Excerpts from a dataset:
____________________
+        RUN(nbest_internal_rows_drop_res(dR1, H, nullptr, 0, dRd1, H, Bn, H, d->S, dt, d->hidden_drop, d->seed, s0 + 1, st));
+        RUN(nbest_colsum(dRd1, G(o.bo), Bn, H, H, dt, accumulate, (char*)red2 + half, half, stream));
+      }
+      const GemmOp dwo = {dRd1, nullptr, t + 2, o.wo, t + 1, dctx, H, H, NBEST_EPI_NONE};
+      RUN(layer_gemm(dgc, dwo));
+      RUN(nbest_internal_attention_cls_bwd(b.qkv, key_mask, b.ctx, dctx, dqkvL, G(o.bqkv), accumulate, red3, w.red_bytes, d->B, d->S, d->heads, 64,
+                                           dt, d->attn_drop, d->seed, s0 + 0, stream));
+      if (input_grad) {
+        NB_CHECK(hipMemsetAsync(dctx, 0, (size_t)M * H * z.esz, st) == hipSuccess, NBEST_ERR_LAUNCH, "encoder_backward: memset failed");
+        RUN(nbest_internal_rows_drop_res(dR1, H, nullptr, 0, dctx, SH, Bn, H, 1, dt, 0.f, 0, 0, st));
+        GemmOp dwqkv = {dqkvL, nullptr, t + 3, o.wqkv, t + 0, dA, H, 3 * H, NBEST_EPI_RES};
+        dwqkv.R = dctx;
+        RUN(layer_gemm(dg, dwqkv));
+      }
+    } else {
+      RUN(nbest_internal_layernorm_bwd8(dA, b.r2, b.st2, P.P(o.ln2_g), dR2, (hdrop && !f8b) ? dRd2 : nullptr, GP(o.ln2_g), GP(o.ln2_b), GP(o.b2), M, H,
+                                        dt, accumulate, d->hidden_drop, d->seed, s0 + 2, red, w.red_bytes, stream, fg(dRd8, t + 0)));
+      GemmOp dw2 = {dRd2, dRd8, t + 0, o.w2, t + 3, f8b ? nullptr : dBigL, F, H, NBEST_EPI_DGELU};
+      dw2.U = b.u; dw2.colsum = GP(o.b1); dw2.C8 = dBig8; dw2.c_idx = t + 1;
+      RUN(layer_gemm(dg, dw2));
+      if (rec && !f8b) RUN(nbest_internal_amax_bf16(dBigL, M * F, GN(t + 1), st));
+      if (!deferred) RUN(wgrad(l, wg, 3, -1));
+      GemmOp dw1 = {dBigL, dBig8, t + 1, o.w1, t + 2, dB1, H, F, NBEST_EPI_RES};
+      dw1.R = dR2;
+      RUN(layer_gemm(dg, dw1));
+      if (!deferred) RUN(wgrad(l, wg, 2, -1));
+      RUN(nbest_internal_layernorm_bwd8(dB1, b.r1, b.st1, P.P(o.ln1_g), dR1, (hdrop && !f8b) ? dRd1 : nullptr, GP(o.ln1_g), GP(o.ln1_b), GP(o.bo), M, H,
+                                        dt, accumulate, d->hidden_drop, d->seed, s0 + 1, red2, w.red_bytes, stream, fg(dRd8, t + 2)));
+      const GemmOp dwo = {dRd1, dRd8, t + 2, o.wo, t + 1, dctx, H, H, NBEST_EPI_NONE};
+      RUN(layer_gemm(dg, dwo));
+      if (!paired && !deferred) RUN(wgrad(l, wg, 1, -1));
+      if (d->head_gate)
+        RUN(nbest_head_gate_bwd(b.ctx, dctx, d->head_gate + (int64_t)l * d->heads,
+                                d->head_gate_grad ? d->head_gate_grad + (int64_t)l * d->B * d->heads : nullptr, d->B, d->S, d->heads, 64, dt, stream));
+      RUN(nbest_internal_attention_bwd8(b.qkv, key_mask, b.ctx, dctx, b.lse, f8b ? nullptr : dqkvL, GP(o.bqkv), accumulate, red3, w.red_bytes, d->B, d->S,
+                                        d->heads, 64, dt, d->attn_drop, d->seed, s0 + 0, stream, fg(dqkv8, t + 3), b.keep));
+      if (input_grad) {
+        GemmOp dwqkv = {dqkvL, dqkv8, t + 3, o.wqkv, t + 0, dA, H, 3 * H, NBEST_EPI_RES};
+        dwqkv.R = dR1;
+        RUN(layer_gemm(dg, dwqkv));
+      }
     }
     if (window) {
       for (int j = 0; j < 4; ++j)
____________________
The required answer is each line of the entries containing the string "dBigL".

Exercise result:
+      GemmOp dw2 = {dRd2, dRd8, t + 0, o.w2, t + 3, f8b ? nullptr : dBigL, F, H, NBEST_EPI_DGELU};
+      if (rec && !f8b) RUN(nbest_internal_amax_bf16(dBigL, M * F, GN(t + 1), st));
+      GemmOp dw1 = {dBigL, dBig8, t + 1, o.w1, t + 2, dB1, H, F, NBEST_EPI_RES};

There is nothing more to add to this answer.